FORM OF PROMISSORY NOTE

 

$150,000.00   Date: December 1, 2005

FOR VALUE RECEIVED, Jeffrey M. Greene, an individual resident of the State of
South Carolina (the “Borrower”), hereby unconditionally promises to pay to the
order of Consolidated Container Company LP (hereafter, together with any holder
hereof, called “Holder”) at the offices of the Holder located at 3101 Towercreek
Parkway, Suite 300, Atlanta, Georgia 30339, or at such other place as the Holder
may designate in writing, in lawful money of the United States of America, and
in immediately available funds, the principal sum of one hundred fifty thousand
dollars ($150,000.00) together with interest on the principal balance from time
to time outstanding hereunder (computed on the basis of a 365-day year and
actual number of days elapsed) from the date hereof until paid in full at a per
annum rate equal to five percent (5.0%).

The entire principal amount of this Note, together with all accrued and unpaid
interest on this Note, shall be due and payable on the earlier of (i) ten days
following the sale of Borrower’s home in Spartanburg, South Carolina, or
(ii) June 1, 2007.

Interest shall accrue on any amount past due hereunder at a rate equal to three
percent (3.0%) per annum in excess of the interest rate otherwise payable
hereunder. All such interest shall be due and payable on demand.

The Borrower shall pay all expenses incurred by the Holder in the collection of
this Note, including, without limitation, attorneys’ fees and disbursements in
the amount of fifteen percent (15%) of the unpaid principal balance and accrued
interest if this Note is collected by or through an attorney-at-law.
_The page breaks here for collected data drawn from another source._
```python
def main():
    ap = argparse.ArgumentParser()
    ap.add_argument("--precision", default="bf16")
    ap.add_argument("--storage", default="f32")
    ap.add_argument("--layers", default="all")
    ap.add_argument("--iters", type=int, default=20)
    ap.add_argument("--phases", default="fwd,dgrad,wgrad")
    a = ap.parse_args()
    HF.set_precision(L.PRECISIONS[a.precision])
    HF.set_activation_storage(None if a.storage == "f32" else a.storage)
    tdt = {"f32": torch.float32, "bf16": torch.bfloat16, "f16": torch.float16}[a.storage]
    names = list(LAYERS) if a.layers == "all" else [n for n in LAYERS if any(n.startswith(p) for p in a.layers.split(","))]
    dev = "cuda"
    print(f"{'layer':18s} {'phase':6s} {'us':>8s} {'TF/s':>8s} {'GB/s':>8s}")
    for name in names:
        kind, B, Cin, H, Cout, k = LAYERS[name]
        g = torch.Generator().manual_seed(1)
        x = torch.randn(B, Cin, H, H, generator=g).to(dev).to(tdt)
        w = (torch.randn(Cout, Cin, k, k, generator=g) / (Cin * k * k) ** 0.5).to(dev)
        cache = {}
        OH = H // 2 if kind == "down" else (2 * H if kind == "up" else H)
        flops = 2.0 * B * OH * OH * Cout * Cin * (k * k if kind != "up" else 9)
        esz = x.element_size()
        nbytes = esz * (x.numel() + B * Cout * OH * OH)
        for phase in a.phases.split(","):
            xr = x.clone().requires_grad_(phase == "dgrad")
            wr = w.clone().requires_grad_(phase == "wgrad")
            y = HF.conv2d(xr, wr, None, kind, cache)
            gy = torch.randn(y.shape, generator=torch.Generator(device=dev).manual_seed(2), device=dev).to(y.dtype)

            def run():
                if phase == "fwd":
                    HF.conv2d(xr, wr, None, kind, cache)
                else:
                    torch.autograd.grad(y, xr if phase == "dgrad" else wr, gy, retain_graph=True)
            for _ in range(3):
                run()
            best = 1e9
            for _ in range(3):
                e0, e1 = torch.cuda.Event(enable_timing=True), torch.cuda.Event(enable_timing=True)
                torch.cuda.synchronize()
                e0.record()
                for _ in range(a.iters):
                    run()
                e1.record()
                torch.cuda.synchronize()
                best = min(best, e0.elapsed_time(e1) / a.iters * 1e3)
            print(f"{name:18s} {phase:6s} {best:8.1f} {flops / best / 1e6:8.1f} {nbytes / best / 1e3:8.1f}", flush=True)


if __name__ == "__main__":
    main()
```

Before: 1002 images/s.

## Split Winograd wgrad into two half-tile blocks for higher occupancy

Splits the F(2,3) Winograd weight-gradient kernel into two halves, each covering 8 of the 16 transform positions. This halves the accumulators and LDS per block, so launch bounds can allow 2 blocks per CU, and the grid and partial-sum workspace double. Input loading now uses per-row buffer resources and b64 loads, with DPP lane shuffles supplying neighbouring columns, and the output transform is rewritten per half with a sign factor. The split heuristic also changes. The costs are extra workspace and a larger final reduction, plus more complex edge handling that could be wrong at borders.

Result: no change. 1009 images/s (median of 6 runs) (+0.8%).

```diff
diff --git a/attention-gan_amd/csrc/conv_wino.hip b/attention-gan_amd/csrc/conv_wino.hip
--- a/attention-gan_amd/csrc/conv_wino.hip
+++ b/attention-gan_amd/csrc/conv_wino.hip
@@ -459,103 +459,123 @@
     }
 }
 
-__global__ __launch_bounds__(256, 1) void conv_wino_wgrad_f32_kernel(const float* __restrict__ x, const float* __restrict__ dy, float* __restrict__ part,
+constexpr int kWgradHalves = 2;
+__global__ __launch_bounds__(256, 2) void conv_wino_wgrad_f32_kernel(const float* __restrict__ x, const float* __restrict__ dy, float* __restrict__ part,
                                                                      const Geom g, const WinoWgradPlan wp) {
     extern __shared__ __attribute__((aligned(16))) unsigned char lds[];
-    constexpr int ZV = 16 * 64 * 8;
+    constexpr int NP = 16 / kWgradHalves;
+    constexpr int ZV = NP * 64 * 8;
     float* const L = reinterpret_cast<float*>(lds);
     const int tid = threadIdx.x, lane = tid & 63;
     const int w = __builtin_amdgcn_readfirstlane(tid >> 6);
     const int fj = w & 1, fi = w >> 1;
     const int l31 = lane & 31, lh = lane >> 5;
-    int jt, it, split;
+    int jt, it, split, h;
     {
-        int F = xcd_contiguous(linear_block_id(), wp.jtiles * wp.itiles * wp.psplit);
+        int F = xcd_contiguous(linear_block_id(), kWgradHalves * wp.jtiles * wp.itiles * wp.psplit);
+        h = F & 1; F >>= 1;
         jt = F % wp.jtiles; F /= wp.jtiles;
         it = F % wp.itiles; split = F / wp.itiles;
     }
+    const float sgn = h ? -1.f : 1.f;
     const int j0 = jt * 64, i0 = it * 64;
     const int ihw = g.IH * g.IW;
     const int o_beg = split * wp.octs_per_split, o_end = min(wp.noct, o_beg + wp.octs_per_split);
-    const __amdgpu_buffer_rsrc_t rx = make_rsrc(x, (size_t)g.B * g.Cin * ihw * sizeof(float));
-    const __amdgpu_buffer_rsrc_t rd = make_rsrc(dy, (size_t)g.B * g.Cout * ihw * sizeof(float));
     const int tw8 = g.OW >> 4, th = g.OH >> 1;
 
     const int tj = tid & 7, tc = tid >> 3;
-    float xr[2][16];
+    float xr[2][12];
     float2 dr[2][2];
+    constexpr unsigned kFar = 0xFFFFFF00u;
+    unsigned vx[2], ve[2], vd[2];
+#pragma unroll
+    for (int k = 0; k < 2; ++k) {
+        const unsigned vo = (unsigned)((tc + 32 * k) * ihw + 2 * tj) * 4u;
+        const bool xv = i0 + tc + 32 * k < g.Cin;
+        vx[k] = xv ? vo : kFar;
+        ve[k] = !xv ? kFar : (tj == 0 ? vo : (tj == 7 ? vo + 12u : kFar));
+        vd[k] = j0 + tc + 32 * k < g.Cout ? vo : kFar;
+    }
+    const size_t xbytes = (size_t)g.B * g.Cin * ihw * sizeof(float), dbytes = (size_t)g.B * g.Cout * ihw * sizeof(float);
     auto load_piece = [&](int o, int lp) {
         const bool ov = o < o_end;
         const int txo = o % tw8, t1 = o / tw8;
         const int ty = t1 % th, b = t1 / th;
-        const int tx = txo * 8 + tj;
-        const int k = lp >> 1, half = lp & 1;
-        const int ci = i0 + tc + 32 * k, co = j0 + tc + 32 * k;
-        const bool cv = ov & (ci < g.Cin);
-        const int xbase = (b * g.Cin + ci) * ihw + 2 * tx - 1;
-        const bool c0ok = tx > 0, c3ok = 2 * tx + 2 < g.IW;
-#pragma unroll
-        for (int ii = 0; ii < 2; ++ii) {
-            const int i = 2 * half + ii;
+        const int k = lp >> 1;
+        auto row_rsrc = [&](const float* t, size_t bytes, long long first, bool valid) {
+            const long long skip = valid ? first * 4 : 0;
+            return make_rsrc(reinterpret_cast<const char*>(t) + skip, valid ? bytes - (size_t)skip : 0);
+        };
+        auto load_row = [&](int slot, int i) {
             const int iy = 2 * ty - 1 + i;
-            const bool rv = cv & ((unsigned)iy < (unsigned)g.IH);
-            const unsigned ro = (unsigned)(xbase + iy * g.IW) * 4u;
-            xr[k][i * 4 + 0] = buf_load(rx, (rv & c0ok) ? ro : kOOB);
-            xr[k][i * 4 + 1] = buf_load(rx, rv ? ro + 4u : kOOB);
-            xr[k][i * 4 + 2] = buf_load(rx, rv ? ro + 8u : kOOB);
-            xr[k][i * 4 + 3] = buf_load(rx, (rv & c3ok) ? ro + 12u : kOOB);
-        }
-        if (half == 0) {
-            const bool dv = ov & (co < g.Cout);
-            const int dbase = (b * g.Cout + co) * ihw + 2 * ty * g.OW + 2 * tx;
-#pragma unroll
-            for (int a = 0; a < 2; ++a)
-                dr[k][a] = __builtin_bit_cast(float2, __builtin_amdgcn_raw_buffer_load_b64(rd, dv ? (unsigned)(dbase + a * g.OW) * 4u : kOOB, 0, 0));
+            const __amdgpu_buffer_rsrc_t r =
+                row_rsrc(x, xbytes, (long long)(b * g.Cin + i0) * ihw + iy * g.IW + 16 * txo - 1, ov & ((unsigned)iy < (unsigned)g.IH));
+            const float2 m = __builtin_bit_cast(float2, __builtin_amdgcn_raw_buffer_load_b64(r, vx[k], 4u, 0));
+            xr[k][slot * 4 + 1] = m.x;
+            xr[k][slot * 4 + 2] = m.y;
+            const bool edge = ((txo == 0) & (tj == 0)) | ((txo == tw8 - 1) & (tj == 7));
+            xr[k][slot * 4 + 0] = buf_load_s(r, edge ? kFar : ve[k], 0u);
+        };
+        if ((lp & 1) == 0) {
+            load_row(0, 3 * h);
+            load_row(1, 1 + h);
+        } else {
+            load_row(2, 2 - h);
+#pragma unroll
+            for (int a = 0; a < 2; ++a) {
+                const __amdgpu_buffer_rsrc_t r = row_rsrc(dy, dbytes, (long long)(b * g.Cout + j0) * ihw + (2 * ty + (a ^ h)) * g.OW + 16 * txo, ov);
+                dr[k][a] = __builtin_bit_cast(float2, __builtin_amdgcn_raw_buffer_load_b64(r, vd[k], 0, 0));
+            }
         }
     };
     auto load_oct = [&](int o) {
 #pragma unroll
         for (int lp = 0; lp < 4; ++lp) load_piece(o, lp);
     };
-    float tt_[2][4][4];
     auto transform_piece = [&](float* buf, int tp) {
-        const int k = tp >> 2, sub = tp & 3;
-        const int ch = tc + 32 * k;
-        if (sub == 0) {
+        const int k = tp >> 1;
+        float* o = buf + (tc + 32 * k) * 8 + tj;
+        if ((tp & 1) == 0) {
+            float d[3][4];
+#pragma unroll
+            for (int row = 0; row < 3; ++row) {
+                const int e = __builtin_bit_cast(int, xr[k][row * 4]);
+                const int left = __builtin_amdgcn_update_dpp(0, __builtin_bit_cast(int, xr[k][row * 4 + 2]), 0x111, 0xf, 0xf, true);
+                const int right = __builtin_amdgcn_update_dpp(0, __builtin_bit_cast(int, xr[k][row * 4 + 1]), 0x101, 0xf, 0xf, true);
+                d[row][0] = __builtin_bit_cast(float, tj == 0 ? e : left);
+                d[row][1] = xr[k][row * 4 + 1];
+                d[row][2] = xr[k][row * 4 + 2];
+                d[row][3] = __builtin_bit_cast(float, tj == 7 ? e : right);
+            }
+            float t[2][4];
 #pragma unroll
             for (int c = 0; c < 4; ++c) {
-                const float d0 = xr[k][c], d1 = xr[k][4 + c], d2 = xr[k][8 + c], d3 = xr[k][12 + c];
-                tt_[k][0][c] = d0 - d2; tt_[k][1][c] = d1 + d2; tt_[k][2][c] = d2 - d1; tt_[k][3][c] = d3 - d1;
-            }
-        }
-        if (sub < 2) {
-#pragma unroll
-            for (int x2 = 0; x2 < 2; ++x2) {
-                const int xi = 2 * sub + x2;
-                const float* t = tt_[k][xi];
-                float* o = buf + ZV + ((xi * 4) * 64 + ch) * 8 + tj;
-                o[0] = t[0] - t[2]; o[64 * 8] = t[1] + t[2]; o[2 * 64 * 8] = t[2] - t[1]; o[3 * 64 * 8] = t[3] - t[1];
+                t[0][c] = d[0][c] - d[2][c];
+                t[1][c] = __builtin_fmaf(d[2][c], sgn, d[1][c]);
+            }
+#pragma unroll
+            for (int lr = 0; lr < 2; ++lr) {
+                float* ov = o + ZV + lr * 4 * 64 * 8;
+                ov[0] = t[lr][0] - t[lr][2]; ov[64 * 8] = t[lr][1] + t[lr][2]; ov[2 * 64 * 8] = t[lr][2] - t[lr][1]; ov[3 * 64 * 8] = t[lr][3] - t[lr][1];
             }
         } else {
-            const float e00 = dr[k][0].x, e01 = dr[k][0].y, e10 = dr[k][1].x, e11 = dr[k][1].y;
-#pragma unroll
-            for (int x2 = 0; x2 < 2; ++x2) {
-                const int xi = 2 * (sub - 2) + x2;
-                const float u0 = xi == 0 ? e00 : (xi == 1 ? 0.5f * (e00 + e10) : (xi == 2 ? 0.5f * (e00 - e10) : e10));
-                const float u1 = xi == 0 ? e01 : (xi == 1 ? 0.5f * (e01 + e11) : (xi == 2 ? 0.5f * (e01 - e11) : e11));
-                float* o = buf + ((xi * 4) * 64 + ch) * 8 + tj;
-                o[0] = u0; o[64 * 8] = 0.5f * (u0 + u1); o[2 * 64 * 8] = 0.5f * (u0 - u1); o[3 * 64 * 8] = u1;
+            const float u[2][2] = {{dr[k][0].x, dr[k][0].y},
+                                   {0.5f * __builtin_fmaf(dr[k][0].x, sgn, dr[k][1].x), 0.5f * __builtin_fmaf(dr[k][0].y, sgn, dr[k][1].y)}};
+#pragma unroll
+            for (int lr = 0; lr < 2; ++lr) {
+                float* oz = o + lr * 4 * 64 * 8;
+                oz[0] = u[lr][0]; oz[64 * 8] = 0.5f * (u[lr][0] + u[lr][1]); oz[2 * 64 * 8] = 0.5f * (u[lr][0] - u[lr][1]); oz[3 * 64 * 8] = u[lr][1];
             }
         }
     };
     auto transform_store = [&](float* buf) {
 #pragma unroll
-        for (int tp = 0; tp < 8; ++tp) transform_piece(buf, tp);
+        for (int tp = 0; tp < 4; ++tp) transform_piece(buf, tp);
     };
 
-    f32x16 acc[16];
-#pragma unroll
-    for (int q = 0; q < 16; ++q)
+    f32x16 acc[NP];
+#pragma unroll
+    for (int q = 0; q < NP; ++q)
 #pragma unroll
         for (int r = 0; r < 16; ++r) acc[q][r] = 0.f;
 
@@ -572,13 +592,13 @@
             zf[0] = *reinterpret_cast<const u32x4*>(cur + zl);
             vf[0] = *reinterpret_cast<const u32x4*>(cur + vl);
 #pragma unroll
-            for (int pos = 0; pos < 16; ++pos) {
-                if (pos + 1 < 16) {
+            for (int pos = 0; pos < NP; ++pos) {
+                if (pos + 1 < NP) {
                     zf[(pos + 1) & 1] = *reinterpret_cast<const u32x4*>(cur + (pos + 1) * 64 * 8 + zl);
                     vf[(pos + 1) & 1] = *reinterpret_cast<const u32x4*>(cur + (pos + 1) * 64 * 8 + vl);
                 }
-                if (pos >= 1 && pos <= 8) transform_piece(nxt, pos - 1);
-                if (pos >= 9 && pos <= 12) load_piece(o + 2, pos - 9);
+                if ((pos & 3) < 2) transform_piece(nxt, 2 * (pos >> 2) + (pos & 1));
+                else load_piece(o + 2, 2 * (pos >> 2) + (pos & 1));
 #pragma unroll
                 for (int j = 0; j < 4; ++j)
                     acc[pos] = __builtin_amdgcn_mfma_f32_32x32x2f32(__uint_as_float(zf[pos & 1][j]), __uint_as_float(vf[pos & 1][j]), acc[pos], 0, 0, 0);
@@ -588,7 +608,7 @@
                     __builtin_amdgcn_sched_group_barrier(0x100, 1, 0);
                     __builtin_amdgcn_sched_group_barrier(0x002, 8, 0);
                     __builtin_amdgcn_sched_group_barrier(0x020, 3, 0);
-                    __builtin_amdgcn_sched_group_barrier(0x200, 1, 0);
+                    __builtin_amdgcn_sched_group_barrier(0x200, 2, 0);
                 }
                 __builtin_amdgcn_sched_barrier(0);
             }
@@ -596,7 +616,7 @@
         }
     }
 
-    float* const o = part + (size_t)split * wp.slab;
+    float* const o = part + (size_t)(split * kWgradHalves + h) * wp.slab;
     const __amdgpu_buffer_rsrc_t ro = make_rsrc(o, (size_t)9 * g.Cout * g.Cin * sizeof(float));
     const int ci = i0 + fi * 32 + l31;
     const int cob = j0 + fj * 32;
@@ -608,10 +628,10 @@
         float c[3][4];
 #pragma unroll
         for (int nu = 0; nu < 4; ++nu) {
-            const float m0 = acc[nu][r], m1 = acc[4 + nu][r], m2 = acc[8 + nu][r], m3 = acc[12 + nu][r];
-            c[0][nu] = m0 + m1 + m2;
-            c[1][nu] = m1 - m2;
-            c[2][nu] = m1 + m2 + m3;
+            const float mb = acc[4 + nu][r], s = acc[nu][r] + mb;
+            c[0][nu] = h ? mb : s;
+            c[1][nu] = h ? -mb : mb;
+            c[2][nu] = h ? s : mb;
         }
         const unsigned so = (unsigned)((cob + (r & 3) + 8 * (r >> 2)) * g.Cin) * 4u;
 #pragma unroll
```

Time is of the essence of this Note.

No delay or failure on the part of the Holder in the exercise of any right or
remedy shall operate as a waiver thereof, and no single or partial exercise by
the Holder of any right or remedy shall preclude other or further exercise
thereof or the exercise of any other right or remedy.

All amendments to this Note, and any waiver or consent of the Holder, must be in
writing and signed by the Holder and the Borrower.

The Borrower hereby waives presentment, demand, notice of dishonor, protests and
all other notices whatever.

THIS NOTE SHALL BE GOVERNED BY AND CONSTRUED IN ACCORDANCE WITH THE LAWS OF THE
STATE OF GEORGIA.

IN WITNESS WHEREOF, the Borrower has executed and delivered this Promissory Note
as of the date and year first written above.